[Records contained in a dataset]
@@ -1097,15 +1108,20 @@
     if (has_graph) HIP_RET(hipStreamSynchronize(st));
     h->drop_graphs();
   }
-  RET_IF(sln_zero_async(h->err_flag, sizeof(int), st));
   StageBatch sb; std::memset(&sb, 0, sizeof(sb));
   sb.objs = b->objs; sb.attrs = b->attributes; sb.angles = b->angles; sb.boxes = b->boxes;
   sb.st_objs = h->st_objs; sb.st_attrs = h->st_attrs; sb.st_angles = h->st_angles; sb.st_boxes = h->st_boxes;
   sb.attrs32 = h->attrs32; sb.deg = h->g.deg; sb.err = h->err_flag;
   sb.O = b->O; sb.box_dim = h->cfg.box_dim; sb.n_objs = h->cfg.num_objs; sb.n_attrs = h->cfg.num_attrs; sb.n_angle = h->cfg.n_angle;
-  RET_IF(sln_launch_stage_batch(sb, st));
   h->batch.objs = h->st_objs; h->batch.angles = h->st_angles; h->batch.attributes = h->st_attrs; h->batch.boxes = h->st_boxes;
-  RET_IF(sln_launch_graph_prep(b->triples, b->T, b->O, h->cfg.num_preds, h->g, h->err_flag, st, 0, 1));
+  h->bind_merged = h->bind_merge && sln_vae_bind_fits(b->O, b->T) != 0;
+  if (h->bind_merged) {
+    RET_IF(sln_launch_vae_bind(sb, b->triples, h->cfg.num_preds, h->g, st));
+  } else {
+    RET_IF(sln_zero_async(h->err_flag, sizeof(int), st));
+    RET_IF(sln_launch_stage_batch(sb, st));
+    RET_IF(sln_launch_graph_prep(b->triples, b->T, b->O, h->cfg.num_preds, h->g, h->err_flag, st, 0, 1));
+  }
   h->batch_set = true; h->have_enc = h->have_dec = false;
   return 0;
 }
diff --git a/3d_sln_amd/csrc/vae_kernels.h b/3d_sln_amd/csrc/vae_kernels.h
--- a/3d_sln_amd/csrc/vae_kernels.h
+++ b/3d_sln_amd/csrc/vae_kernels.h
@@ -22,6 +22,8 @@
   int O, box_dim, n_objs, n_attrs, n_angle;
 };
 int sln_launch_stage_batch(const StageBatch& a, hipStream_t st);
+int sln_vae_bind_fits(int O, int T);
+int sln_launch_vae_bind(const StageBatch& a, const int64_t* triples, int num_preds, GraphCsr g, hipStream_t st);
 int sln_launch_validate_ids(const int64_t* objs, const int64_t* attrs, const int64_t* angles, int O, int n_objs, int n_attrs,
                             int n_angle, int* err_flag, hipStream_t st);
 
@@ -127,6 +129,7 @@
   const float* pemb_ec; int n_ec; float* p0e;
   const float* pemb_dc; int n_dc; float* p0d;
   void* zero_ptr; long zero_bytes;
+  float* grad_ptr; long grad_bytes;
   const TransposeEntry* tr_tab; int n_tr, tr_max_tiles;
 };
 int sln_launch_step_prologue(const StepPrologue& a, hipStream_t st);
diff --git a/3d_sln_amd/csrc/vae_kernels.hip b/3d_sln_amd/csrc/vae_kernels.hip
--- a/3d_sln_amd/csrc/vae_kernels.hip
+++ b/3d_sln_amd/csrc/vae_kernels.hip
@@ -844,8 +844,9 @@
   randn_body(eps, n, sc, blockIdx.x, gridDim.x);
 }
 
+constexpr int PRO_GRAD_VEC = 16;
 __global__ __launch_bounds__(256) void step_prologue_kernel(StepPrologue a, unsigned int b0, unsigned int b1, unsigned int b2, unsigned int b3,
-                                                            unsigned int b4) {
+                                                            unsigned int b4, unsigned int b5) {
   __shared__ float tile[32][33];
   const unsigned int b = blockIdx.x;
   if (b < b0) randn_body(a.eps, a.n_eps, a.scalars, b, b0);
@@ -855,8 +856,16 @@
   else if (b < b4) {
     const long i = (long)(b - b3) * 256 + threadIdx.x;
     if (i * 16 < a.zero_bytes) reinterpret_cast<uint4*>(a.zero_ptr)[i] = make_uint4(0u, 0u, 0u, 0u);
+  } else if (b < b5) {
+    const long n = a.grad_bytes / 16;
+    float4* g = reinterpret_cast<float4*>(a.grad_ptr);
+#pragma unroll 4
+    for (int k = 0; k < PRO_GRAD_VEC; ++k) {
+      const long i = ((long)(b - b4) * PRO_GRAD_VEC + k) * 256 + threadIdx.x;
+      if (i < n) g[i] = make_float4(0.f, 0.f, 0.f, 0.f);
+    }
   } else {
-    const unsigned int q = b - b4;
+    const unsigned int q = b - b5;
     const TransposeEntry t = a.tr_tab[q / (unsigned int)a.tr_max_tiles];
     transpose_tile_body(t, (int)(q % (unsigned int)a.tr_max_tiles), tile);
   }
@@ -912,6 +921,165 @@
 int sln_launch_stage_batch(const StageBatch& a, hipStream_t st) {
   if (a.O <= 0) return 0;
   hipLaunchKernelGGL(stage_batch_kernel, dim3(sln_cdiv(a.O, 256)), dim3(256), 0, st, a);
+  SLN_CHECK_LAUNCH();
+  return 0;
+}
+
+constexpr int BIND_THREADS = 1024;
+constexpr int BIND_FIXED_INTS = 32;
+constexpr int BIND_KEEP = 8;
+constexpr size_t BIND_LDS_MAX = 160 * 1024;
+
+__device__ __forceinline__ bool bind_triple(const int64_t* __restrict__ tri, int t, int O, int num_preds, int& s, int& p, int& o) {
+  const int64_t s64 = tri[3 * (size_t)t], p64 = tri[3 * (size_t)t + 1], o64 = tri[3 * (size_t)t + 2];
+  const bool ok = !(s64 < 0 || s64 >= O || o64 < 0 || o64 >= O || p64 < 0 || p64 >= num_preds);
+  s = ok ? (int)s64 : 0; p = ok ? (int)p64 : 0; o = ok ? (int)o64 : 0;
+  return ok;
+}
+
+__device__ __forceinline__ void bind_place(const int* ent, const int* rp, int node, int e, int* __restrict__ out) {
+  const int b = rp[node], n = rp[node + 1] - b;
+  int rank = 0, j = 0;
+  for (; j + 8 <= n; j += 8) {
+    int v[8];
+#pragma unroll
+    for (int q = 0; q < 8; ++q) v[q] = ent[b + j + q];
+#pragma unroll
+    for (int q = 0; q < 8; ++q) rank += v[q] < e ? 1 : 0;
+  }
+  for (; j < n; ++j) rank += ent[b + j] < e ? 1 : 0;
+  out[b + rank] = e;
+}
+
+__global__ __launch_bounds__(BIND_THREADS) void vae_bind_kernel(StageBatch a, const int64_t* __restrict__ tri, int T, int num_preds, GraphCsr g) {
+  extern __shared__ int bind_lds[];
+  const int O = a.O, tid = threadIdx.x;
+  if (blockIdx.x > 0) {
+    const int i = (blockIdx.x - 1) * BIND_THREADS + tid;
+    if (i < O) {
+      const int64_t at = a.attrs[i];
+      a.st_objs[i] = a.objs[i]; a.st_attrs[i] = at; a.st_angles[i] = a.angles[i];
+      a.attrs32[i] = (int)at;
+      for (int k = 0; k < a.box_dim; ++k) a.st_boxes[(size_t)i * a.box_dim + k] = a.boxes[(size_t)i * a.box_dim + k];
+    }
+    if (i < T) {
+      int s, p, o;
+      bind_triple(tri, i, O, num_preds, s, p, o);
+      g.s[i] = s; g.p[i] = p; g.o[i] = o;
+    }
+    return;
+  }
+  int* wsum = bind_lds;
+  int* errw = bind_lds + 16;
+  int* cnt = bind_lds + BIND_FIXED_INTS;
+  int* rp = cnt + O;
+  int* ent = rp + O + 1;
+  int pk[BIND_KEEP];
+  int bad = 0;
+#pragma unroll
+  for (int k = 0; k < BIND_KEEP; ++k) {
+    const int t = tid + k * BIND_THREADS;
+    pk[k] = -1;
+    if (t < T) {
+      int s, p, o;
+      if (!bind_triple(tri, t, O, num_preds, s, p, o)) bad |= 1;
+      pk[k] = s | (o << 16);
+    }
+  }
+  for (int i = tid; i < O; i += BIND_THREADS) {
+    const int64_t ob = a.objs[i], at = a.attrs[i], an = a.angles[i];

*Task statement*
Output nothing but the line containing "for (; j + 8" and each line after it in the entries above, exactly as written.

*Your response*
+  for (; j + 8 <= n; j += 8) {
+    int v[8];
+#pragma unroll
+    for (int q = 0; q < 8; ++q) v[q] = ent[b + j + q];
+#pragma unroll
+    for (int q = 0; q < 8; ++q) rank += v[q] < e ? 1 : 0;
+  }
+  for (; j < n; ++j) rank += ent[b + j] < e ? 1 : 0;
+  out[b + rank] = e;
+}
+
+__global__ __launch_bounds__(BIND_THREADS) void vae_bind_kernel(StageBatch a, const int64_t* __restrict__ tri, int T, int num_preds, GraphCsr g) {
+  extern __shared__ int bind_lds[];
+  const int O = a.O, tid = threadIdx.x;
+  if (blockIdx.x > 0) {
+    const int i = (blockIdx.x - 1) * BIND_THREADS + tid;
+    if (i < O) {
+      const int64_t at = a.attrs[i];
+      a.st_objs[i] = a.objs[i]; a.st_attrs[i] = at; a.st_angles[i] = a.angles[i];
+      a.attrs32[i] = (int)at;
+      for (int k = 0; k < a.box_dim; ++k) a.st_boxes[(size_t)i * a.box_dim + k] = a.boxes[(size_t)i * a.box_dim + k];
+    }
+    if (i < T) {
+      int s, p, o;
+      bind_triple(tri, i, O, num_preds, s, p, o);
+      g.s[i] = s; g.p[i] = p; g.o[i] = o;
+    }
+    return;
+  }
+  int* wsum = bind_lds;
+  int* errw = bind_lds + 16;
+  int* cnt = bind_lds + BIND_FIXED_INTS;
+  int* rp = cnt + O;
+  int* ent = rp + O + 1;
+  int pk[BIND_KEEP];
+  int bad = 0;
+#pragma unroll
+  for (int k = 0; k < BIND_KEEP; ++k) {
+    const int t = tid + k * BIND_THREADS;
+    pk[k] = -1;
+    if (t < T) {
+      int s, p, o;
+      if (!bind_triple(tri, t, O, num_preds, s, p, o)) bad |= 1;
+      pk[k] = s | (o << 16);
+    }
+  }
+  for (int i = tid; i < O; i += BIND_THREADS) {
+    const int64_t ob = a.objs[i], at = a.attrs[i], an = a.angles[i];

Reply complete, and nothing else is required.